Beneath this task are records; print exactly the stretch of them from the line with "for (int cc" through the line with "const int base = qlo & ~3;", both ends included.

[Stored data entries]
#####
template <bool PACKED>
__device__ __forceinline__ void resizeTile(const SrcView& sv, const LevelGeom& d, const ResizeX* __restrict__ xt, const QuadRec* __restrict__ xq,
                                           const ResizeX* __restrict__ yt, const TileFoot ft, uint8_t* __restrict__ pyr,
                                           int tileX, int tileY, int f, uint8_t* tile, int ldsStride) {
    const int tid = threadIdx.x, col = tid & (kTileCols - 1), rgrp = tid / kTileCols;
    const int nd = rowDwords(d), wB = d.w + 2 * kEdge;
    const int dw = tileX * kTileCols + col;
    const bool valid = dw < nd;
    const int bc0 = 4 * (valid ? dw : nd - 1);
    const int fx0 = ft.fx0, fy0 = ft.fy0, nDw = ft.nDw, nRows = ft.nRows;
    const uint8_t* sp = sv.p + (long long)f * sv.frame;

    int c0[4], c1[4], a0[4], a1[4];
    uint4 q0{}, q1{};
    int qlo = 0;
    if constexpr (PACKED) {
        const uint4* qr = (const uint4*)(xq + (valid ? dw : nd - 1));
        q0 = qr[0]; q1 = qr[1];
        qlo = ((const int*)qr)[9] - fx0;
    } else {
#pragma unroll
        for (int j = 0; j < 4; j++) {
            int bx = bc0 + j - (kPadL - kEdge);
            bx = bx < 0 ? 0 : (bx > wB - 1 ? wB - 1 : bx);
            const ResizeX cx = xt[reflect101(bx - kEdge, d.w)];
            c0[j] = cx.sx0 - fx0; c1[j] = cx.sx1 - fx0; a0[j] = cx.a0; a1[j] = cx.a1;
        }
    }
    __shared__ __align__(16) RowRec ycoef[kTileRows];
    RowRec myY{};
    if (tid < kTileRows) myY = makeRowRec(yt[reflect101(min(tileY * kTileRows + tid, d.pyrRows - 1) - kEdge, d.h)]);

    {
        constexpr int kStageRows = 12;
        const int c = tid & 127, rsub = tid >> 7;
        for (int cc = c; cc < nDw; cc += 128) {
            const bool whole = sv.aligned && fx0 + 4 * cc + 3 < sv.readableCols;
            const int colOff = fx0 + 4 * cc;
            for (int rb = rsub; rb < nRows; rb += 2 * kStageRows) {
                unsigned w[kStageRows];
#pragma unroll
                for (int k = 0; k < kStageRows; k++) {
                    const int r = min(rb + 2 * k, nRows - 1);
                    const uint8_t* q = sp + (__mul24(fy0 + r, sv.stride) + colOff);
                    if (whole) {
                        w[k] = *(const unsigned*)q;
                    } else {
                        w[k] = 0;
#pragma unroll
                        for (int b = 0; b < 4; b++)
                            if (fx0 + 4 * cc + b < sv.readableCols) w[k] |= (unsigned)q[b] << (8 * b);
                    }
                }
#pragma unroll
                for (int k = 0; k < kStageRows; k++)
                    if (rb + 2 * k < nRows) *(unsigned*)(tile + (rb + 2 * k) * ldsStride + 4 * cc) = w[k];
            }
        }
    }
    if (tid < kTileRows) ycoef[tid] = myY;
    __syncthreads();
    const int by0 = tileY * kTileRows + rgrp * kPyrRows;
    const RowRec* cy = ycoef + rgrp * kPyrRows;
    uint8_t* dst = pyr + d.pyrOff + (long long)f * d.pyrFrameBytes + (long long)by0 * d.pyrStride + bc0;
    if constexpr (PACKED) {
        const int base = qlo & ~3;
        const unsigned sh = (unsigned)(qlo & 3);
        const unsigned sel[4] = {q0.x, q0.y, q0.z, q0.w};
        const u16x2 wt[4] = {__builtin_bit_cast(u16x2, q1.x), __builtin_bit_cast(u16x2, q1.y), __builtin_bit_cast(u16x2, q1.z), __builtin_bit_cast(u16x2, q1.w)};
        auto hrow = [&](int srow, unsigned (&h)[4]) {
            const unsigned* rp = (const unsigned*)(tile + __mul24(srow - fy0, ldsStride) + base);
            const unsigned p0 = rp[0], p1 = rp[1], p2 = rp[2];
            const unsigned P0 = __builtin_amdgcn_alignbyte(p1, p0, sh), P1 = __builtin_amdgcn_alignbyte(p2, p1, sh);
#pragma unroll
            for (int j = 0; j < 4; j++)
                h[j] = __builtin_amdgcn_udot2(__builtin_bit_cast(u16x2, __builtin_amdgcn_perm(P1, P0, sel[j])), wt[j], 0u, false) & ~15u;
        };
        unsigned HA[4] = {0, 0, 0, 0}, HB[4] = {0, 0, 0, 0};
        int haveA = -(1 << 20), haveB = -(1 << 20);
#pragma unroll
        for (int r = 0; r < kPyrRows; r++) {
            const RowRec rr = cy[r];
            const int sA = __builtin_amdgcn_readfirstlane(rr.sA), sB = __builtin_amdgcn_readfirstlane(rr.sB);
            if (sA != haveA) { hrow(sA, HA); haveA = sA; }
            if (sB != haveB) { hrow(sB, HB); haveB = sB; }
            unsigned t[4];
#pragma unroll
            for (int j = 0; j < 4; j++) t[j] = mulHi24(rr.bA, HA[j]) + mulHi24(rr.bB, HB[j]) + 2u;
            const unsigned u01 = pkLshr2(t[0] | (t[1] << 16)), u23 = pkLshr2(t[2] | (t[3] << 16));
            if (valid && by0 + r < d.pyrRows) *(unsigned*)(dst + r * d.pyrStride) = __builtin_amdgcn_perm(u23, u01, 0x06040200u);
        }
    } else {
#pragma unroll 2
    for (int r = 0; r < kPyrRows; r++) {
        const uint8_t* r0 = tile + __mul24(cy[r].sA - fy0, ldsStride);
        const uint8_t* r1 = tile + __mul24(cy[r].sB - fy0, ldsStride);
        const int b0 = (int)(cy[r].bA >> 12), b1 = (int)(cy[r].bB >> 12);
        unsigned o = 0;
#pragma unroll
        for (int j = 0; j < 4; j++) {
            const int h0 = __mul24(r0[c0[j]], a0[j]) + __mul24(r0[c1[j]], a1[j]);
            const int h1 = __mul24(r1[c0[j]], a0[j]) + __mul24(r1[c1[j]], a1[j]);
            const int v = ((__mul24(b0, h0 >> 4) >> 16) + (__mul24(b1, h1 >> 4) >> 16) + 2) >> 2;
            o |= (unsigned)v << (8 * j);
        }
        if (valid && by0 + r < d.pyrRows) *(unsigned*)(dst + r * d.pyrStride) = o;
    }
    }
}

__device__ __forceinline__ void copyTile(const SrcView& sv, const LevelGeom& g0, uint8_t* __restrict__ pyr, int tileX,
                                         int tileY, int f) {
    const int tid = threadIdx.x, col = tid & (kTileCols - 1), rgrp = tid / kTileCols;
    const int dw = tileX * kTileCols + col;
    if (dw >= rowDwords(g0)) return;
    const int wB = g0.w + 2 * kEdge, bc0 = 4 * dw;
    const int x0 = bc0 - kPadL;
    const bool inner = sv.aligned && x0 >= 0 && x0 + 3 < g0.w;
    int sx[4];
#pragma unroll
    for (int j = 0; j < 4; j++) {
        int bx = bc0 + j - (kPadL - kEdge);
        bx = bx < 0 ? 0 : (bx > wB - 1 ? wB - 1 : bx);
        sx[j] = reflect101(bx - kEdge, g0.w);
    }
    const uint8_t* sp = sv.p + (long long)f * sv.frame;
    const int by0 = tileY * kTileRows + rgrp * kPyrRows;
    unsigned out[kPyrRows];
#pragma unroll
    for (int r = 0; r < kPyrRows; r++) {
        const uint8_t* row = sp + __mul24(reflect101(min(by0 + r, g0.pyrRows - 1) - kEdge, g0.h), sv.stride);
        if (inner) out[r] = *(const unsigned*)(row + x0);
        else out[r] = (unsigned)row[sx[0]] | ((unsigned)row[sx[1]] << 8) | ((unsigned)row[sx[2]] << 16) | ((unsigned)row[sx[3]] << 24);
    }
    uint8_t* dst = pyr + g0.pyrOff + (long long)f * g0.pyrFrameBytes + (long long)by0 * g0.pyrStride + bc0;
#pragma unroll
    for (int r = 0; r < kPyrRows; r++)
        if (by0 + r < g0.pyrRows) *(unsigned*)(dst + r * g0.pyrStride) = out[r];
}

template <bool PACKED>
__global__ __launch_bounds__(256) void k_pyr_first(SrcView img, LevelGeom g0, LevelGeom g1, int tilesX0, int nTiles0,
                                                    int tilesX1, const ResizeX* __restrict__ xt, const QuadRec* __restrict__ xq, const ResizeX* __restrict__ yt,
                                                    const TileFoot* __restrict__ foot, uint8_t* __restrict__ pyr, int ldsStride, int f0, int nFrames) {
    extern __shared__ __align__(16) uint8_t tile[];
    int t, fr;
    if (!xcdChunkFrame(nFrames, t, fr)) return;
    if (t < nTiles0) {
        const int tileY = t / tilesX0;
        copyTile(img, g0, pyr, t - tileY * tilesX0, tileY, f0 + fr);
    } else {
        t -= nTiles0;
        const int tileY = t / tilesX1;
        resizeTile<PACKED>(img, g1, xt, xq, yt, foot[t], pyr, t - tileY * tilesX1, tileY, f0 + fr, tile, ldsStride);
    }
}

template <bool PACKED>
__global__ __launch_bounds__(256) void k_resize(LevelGeom s, LevelGeom d, int tilesX, const ResizeX* __restrict__ xt, const QuadRec* __restrict__ xq,
                                                 const ResizeX* __restrict__ yt, const TileFoot* __restrict__ foot,
                                                 uint8_t* __restrict__ pyr, int ldsStride, int f0, int nFrames) {
    extern __shared__ __align__(16) uint8_t tile[];
    SrcView sv;
    sv.p = pyr + s.pyrOff + (long long)kEdge * s.pyrStride + kPadL;
    sv.stride = s.pyrStride; sv.frame = s.pyrFrameBytes; sv.readableCols = s.w + kEdge; sv.aligned = 1;
    int t, fr;
    if (!xcdChunkFrame(nFrames, t, fr)) return;
    const int tileY = t / tilesX;
    resizeTile<PACKED>(sv, d, xt, xq, yt, foot[t], pyr, t - tileY * tilesX, tileY, f0 + fr, tile, ldsStride);
}

#ifdef ORBX_CHAIN_STAMPS
__device__ unsigned long long g_chainStamps[32];
#ifndef ORBX_CHAIN_STAMP_T
#define ORBX_CHAIN_STAMP_T 0
#endif
#define CSTAMP(i) do { if (tid == 0 && t == ORBX_CHAIN_STAMP_T) g_chainStamps[i] = __builtin_amdgcn_s_memrealtime(); } while (0)
extern "C" int orbx_debug_chain_stamps(unsigned long long* out32) { return (int)hipMemcpyFromSymbol(out32, HIP_SYMBOL(g_chainStamps), sizeof(unsigned long long) * 32); }
__device__ unsigned long long g_chainSpans[3 * 2048];
extern "C" int orbx_debug_chain_spans(unsigned long long* out) { return (int)hipMemcpyFromSymbol(out, HIP_SYMBOL(g_chainSpans), sizeof(g_chainSpans)); }
#define CSPAN_BEGIN do { if (tid == 0 && t < 2048) g_chainSpans[3 * t] = __builtin_amdgcn_s_memrealtime(); } while (0)
#define CSPAN_END(lvl) do { if (tid == 0 && t < 2048) { g_chainSpans[3 * t + 1] = __builtin_amdgcn_s_memrealtime(); g_chainSpans[3 * t + 2] = (unsigned long long)(lvl); } } while (0)
#else
#define CSTAMP(i) do {} while (0)
#define CSPAN_BEGIN do {} while (0)
#define CSPAN_END(lvl) do {} while (0)
#endif

template <int T>
__device__ __forceinline__ void chainStep(const uint8_t* S, uint8_t* D, const ChainRegion rs, const ChainRegion rd, const ChainDeal dl, const ResizeX* qrs, const ResizeX* cys,
                                          const int ss, const int ds, const int tid) {
    static_assert(T == 256 || T == 512, "PyrColumn::deal holds the dealing for 256 and 512 deriving threads");
    const int nq = (rd.w + 3) >> 2, nb = dl.nb, blk = (int)(((unsigned)tid * dl.recip) >> 20), x4 = 4 * (tid - blk * nq);
    const int per = dl.per, yb = blk * per, ye = min(yb + per, (int)rd.h);
    if (blk < nb && yb < ye) {
        u16x2 wt[4];
        unsigned sel[4];
        const uint4* qr = (const uint4*)((const QuadRec*)qrs + (x4 >> 2));
        const uint4 q0 = qr[0], q1 = qr[1];
        const unsigned bs = ((const unsigned*)qr)[8];
        sel[0] = q0.x; sel[1] = q0.y; sel[2] = q0.z; sel[3] = q0.w;
        wt[0] = __builtin_bit_cast(u16x2, q1.x); wt[1] = __builtin_bit_cast(u16x2, q1.y); wt[2] = __builtin_bit_cast(u16x2, q1.z); wt[3] = __builtin_bit_cast(u16x2, q1.w);
        const int base = (int)(bs & 0xffffu);
        const unsigned sh = bs >> 16;
        auto hrow = [&](int srow, unsigned (&h)[4]) {
            const unsigned* rp = (const unsigned*)(S + __mul24(srow - rs.y0, ss) + base);
            const unsigned p0 = rp[0], p1 = rp[1], p2 = rp[2];
            const unsigned P0 = __builtin_amdgcn_alignbyte(p1, p0, sh), P1 = __builtin_amdgcn_alignbyte(p2, p1, sh);
#pragma unroll
            for (int k = 0; k < 4; k++)
                h[k] = __builtin_amdgcn_udot2(__builtin_bit_cast(u16x2, __builtin_amdgcn_perm(P1, P0, sel[k])), wt[k], 0u, false) & ~15u;
        };
        unsigned HA[4] = {0, 0, 0, 0}, HB[4] = {0, 0, 0, 0};
        int haveA = -(1 << 20), haveB = -(1 << 20);
        const RowRec* rrs = (const RowRec*)cys;
        for (int y = yb; y < ye; y++) {
            const RowRec rr = rrs[y];
            if (rr.sA != haveA) { hrow(rr.sA, HA); haveA = rr.sA; }
            if (rr.sB != haveB) { hrow(rr.sB, HB); haveB = rr.sB; }
            unsigned t[4];
#pragma unroll
            for (int k = 0; k < 4; k++) t[k] = mulHi24(rr.bA, HA[k]) + mulHi24(rr.bB, HB[k]) + 2u;
            const unsigned u01 = pkLshr2(t[0] | (t[1] << 16)), u23 = pkLshr2(t[2] | (t[3] << 16));
            *(unsigned*)(D + y * ds + x4) = __builtin_amdgcn_perm(u23, u01, 0x06040200u);
        }
    }
}

template <bool PACKED, int T, int TD>
__global__ __launch_bounds__(T) void k_pyr_cols(SrcView img, const PyrColumn* __restrict__ cols, const ColLevels* __restrict__ lvp, int nlevels,
                                                            const ResizeX* __restrict__ colCoef, int coefSlot,
                                                            uint8_t* __restrict__ pyr, int bufEvenBytes, int f0, int nFrames) {
    static_assert(TD <= T && TD % 64 == 0 && (T - TD) % 64 == 0, "roles are whole waves");
    extern __shared__ __align__(16) uint8_t lds[];
    __shared__ __align__(16) ResizeX coef[kChainCoefMax];
    struct LevelOut { ColOwn own; int w, h, stride; long long off; };
    __shared__ LevelOut outOf[kMaxLevels];
    int t, fr;
    if (!xcdChunkFrame(nFrames, t, fr)) return;
    const int f = f0 + fr, tid = threadIdx.x;
    const PyrColumn& pc = cols[t];
    const ColLevels& lv = *lvp;
    const int top = nlevels - 1;
    LevelOut myOut{};
    if (tid < nlevels) myOut = LevelOut{pc.own[tid], lv.w[tid], lv.h[tid], lv.pyrStride[tid], lv.pyrOff[tid] + (long long)f * lv.pyrFrameBytes[tid]};
    CSTAMP(0);
    CSPAN_BEGIN;
    auto bufOf = [&](int j) { return lds + ((j & 1) ? bufEvenBytes : 0); };
    constexpr int kStatic = 8;
    ChainRegion rj[kStatic + 1];
#pragma unroll
    for (int j = 0; j <= kStatic; j++) rj[j] = pc.region[j];
    {
        const ChainRegion r = rj[0];
        const int nDw = r.w >> 2, total = nDw * r.h;
        const uint8_t* src = img.p + (long long)f * img.frame + (long long)r.y0 * img.stride + r.x0;
        unsigned* dst = (unsigned*)bufOf(0);
        constexpr int kLoads = (kChainMaxH0 * kChainMaxW / 4 + T - 1) / T;
        const float inv = __frcp_rn((float)nDw);
        unsigned w[kLoads];
#pragma unroll
        for (int i = 0; i < kLoads; i++) {
            w[i] = 0;
            if (i * T < total) {
            const int idx = min(tid + i * T, total - 1);
            const int row = (int)(((float)idx + 0.5f) * inv), c = idx - row * nDw;
            const uint8_t* q = src + ((unsigned)__mul24(row, img.stride) + 4u * (unsigned)c);
            const int x = r.x0 + 4 * c;
            if (img.aligned && x >= 0 && x + 3 < img.readableCols) w[i] = *(const unsigned*)q;
            else {
#pragma unroll
                for (int b = 0; b < 4; b++) w[i] |= (unsigned)q[reflect101(x + b, img.readableCols) - x] << (8 * b);
            }
            }
        }
        constexpr int kPerThread = (kChainCoefMax + T - 1) / T;
        const int nCoef = pc.nCoef;
        const ResizeX* mine = colCoef + (size_t)t * (size_t)coefSlot;
        ResizeX cv[kPerThread];
#pragma unroll
        for (int k = 0; k < kPerThread; k++) cv[k] = tid + k * T < nCoef ? mine[tid + k * T] : ResizeX{0, 0, 0, 0};
#pragma unroll
        for (int k = 0; k < kPerThread; k++)
            if (tid + k * T < nCoef) coef[tid + k * T] = cv[k];
        if (tid < nlevels) outOf[tid] = myOut;
#pragma unroll
        for (int i = 0; i < kLoads; i++)
            if (tid + i * T < total) dst[tid + i * T] = w[i];
    }
    __syncthreads();
    CSTAMP(1);
    int off = 0;
    auto doLevel = [&](const int j, const ChainRegion rs, const ChainRegion rd) {
        const int ss = (rs.w + 3) & ~3;
        const uint8_t* S = bufOf(j);
        constexpr int TW = TD < T ? T - TD : T;
        if (j < top) {
            const ResizeX* cxs = coef + off;
            const int nqUnits = 6 * ((rd.w + 3) >> 2);
            if (tid < TD) chainStep<TD>(S, bufOf(j + 1), rs, rd, pc.deal[TD == 512][j + 1 < kMaxLevels ? j + 1 : j], cxs, cxs + nqUnits, ss, (rd.w + 3) & ~3, tid);
            off += nqUnits + 2 * rd.h;
        }
        const bool everyone = TD == T || j == top;
        const int wtid = everyone ? tid : tid - TD, wstep = everyone ? T : TW;
        if (wtid >= 0) {
        const LevelOut lo = outOf[j];
        const ColOwn own = lo.own;
        const int w = lo.w, h = lo.h, wB = w + 2 * kEdge;
        uint8_t* out = pyr + lo.off;
        const int stride = lo.stride, nrows = own.r1 - own.r0;
        const int fa = max((int)own.dw0, kPadL / 4), fb = max(fa, min((int)own.dw1, kPadL / 4 + (w >> 2)));
        if (fb > fa && (fb - fa) * nrows <= 2 * wstep) {
            const int ndw = fb - fa, total = ndw * nrows;
            const float inv = __frcp_rn((float)ndw);
            for (int i = wtid; i < total; i += wstep) {
                const int rr = (int)(((float)i + 0.5f) * inv), dw = fa + (i - rr * ndw), row = own.r0 + rr;
                const uint8_t* srow = S + __mul24(reflect101(row - kEdge, h) - rs.y0, ss) - rs.x0;
                *(unsigned*)(out + (long long)row * stride + 4 * dw) = *(const unsigned*)(srow + (4 * dw - kPadL));
            }
        } else if (fb > fa) {
            const int ndw = fb - fa;
            const float rdw = __frcp_rn((float)ndw);
            const int ngrp = max((int)(((float)wstep + 0.5f) * rdw), 1);
            const int per = (int)(((float)(nrows + ngrp - 1) + 0.5f) * __frcp_rn((float)ngrp));
            const int grp = (int)(((float)wtid + 0.5f) * rdw), c = wtid - grp * ndw;
            if (wtid >= 0 && grp < ngrp) {
                const int rA = own.r0 + grp * per, rB = min(rA + per, (int)own.r1);
                const uint8_t* scol = S + (4 * (fa + c) - kPadL - rs.x0);
                uint8_t* ocol = out + 4 * (fa + c);
                auto run = [&](const int r0, const int r1, const int src0, const int sstep) {
                    const uint8_t* sp = scol + __mul24(src0 - rs.y0, ss);
                    uint8_t* op = ocol + (long long)r0 * stride;
                    for (int row = r0; row < r1; row++, op += stride, sp += sstep) *(unsigned*)op = *(const unsigned*)sp;
                };
                const int t1 = min(rB, kEdge), m0 = max(rA, kEdge), m1 = min(rB, kEdge + h), b0 = max(rA, kEdge + h);
                if (rA < t1) run(rA, t1, kEdge - rA, -ss);
                if (m0 < m1) run(m0, m1, m0 - kEdge, ss);
                if (b0 < rB) run(b0, rB, 2 * (h - 1) - (b0 - kEdge), -ss);
            }
        }
        const int nL = fa - own.dw0, nO = nL + (own.dw1 - fb);
        if (nO > 0) {
            const int total = nO * nrows;
            const float inv = __frcp_rn((float)nO);
            for (int i = wtid; i < total; i += wstep) {
                const int rr = (int)(((float)i + 0.5f) * inv), jj = i - rr * nO, dw = jj < nL ? own.dw0 + jj : fb + (jj - nL), row = own.r0 + rr;
                const uint8_t* srow = S + __mul24(reflect101(row - kEdge, h) - rs.y0, ss) - rs.x0;
                const int bc0 = 4 * dw;
                unsigned o = 0;
#pragma unroll
                for (int k = 0; k < 4; k++) {
                    int bx = bc0 + k - (kPadL - kEdge);
                    bx = bx < 0 ? 0 : (bx > wB - 1 ? wB - 1 : bx);
                    o |= (unsigned)srow[reflect101(bx - kEdge, w)] << (8 * k);
                }
                *(unsigned*)(out + (long long)row * stride + bc0) = o;
            }
        }
        }
        __syncthreads();
        CSTAMP(j + 2);
    };
#pragma unroll
    for (int j = 0; j < kStatic; j++)
        if (j <= top) doLevel(j, rj[j], rj[j + 1]);
    for (int j = kStatic; j <= top; j++) doLevel(j, pc.region[j], pc.region[j + 1 < kMaxLevels ? j + 1 : j]);
    CSPAN_END(0);
}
#####
» **Response for this exercise**:
        for (int cc = c; cc < nDw; cc += 128) {
            const bool whole = sv.aligned && fx0 + 4 * cc + 3 < sv.readableCols;
            const int colOff = fx0 + 4 * cc;
            for (int rb = rsub; rb < nRows; rb += 2 * kStageRows) {
                unsigned w[kStageRows];
#pragma unroll
                for (int k = 0; k < kStageRows; k++) {
                    const int r = min(rb + 2 * k, nRows - 1);
                    const uint8_t* q = sp + (__mul24(fy0 + r, sv.stride) + colOff);
                    if (whole) {
                        w[k] = *(const unsigned*)q;
                    } else {
                        w[k] = 0;
#pragma unroll
                        for (int b = 0; b < 4; b++)
                            if (fx0 + 4 * cc + b < sv.readableCols) w[k] |= (unsigned)q[b] << (8 * b);
                    }
                }
#pragma unroll
                for (int k = 0; k < kStageRows; k++)
                    if (rb + 2 * k < nRows) *(unsigned*)(tile + (rb + 2 * k) * ldsStride + 4 * cc) = w[k];
            }
        }
    }
    if (tid < kTileRows) ycoef[tid] = myY;
    __syncthreads();
    const int by0 = tileY * kTileRows + rgrp * kPyrRows;
    const RowRec* cy = ycoef + rgrp * kPyrRows;
    uint8_t* dst = pyr + d.pyrOff + (long long)f * d.pyrFrameBytes + (long long)by0 * d.pyrStride + bc0;
    if constexpr (PACKED) {
        const int base = qlo & ~3;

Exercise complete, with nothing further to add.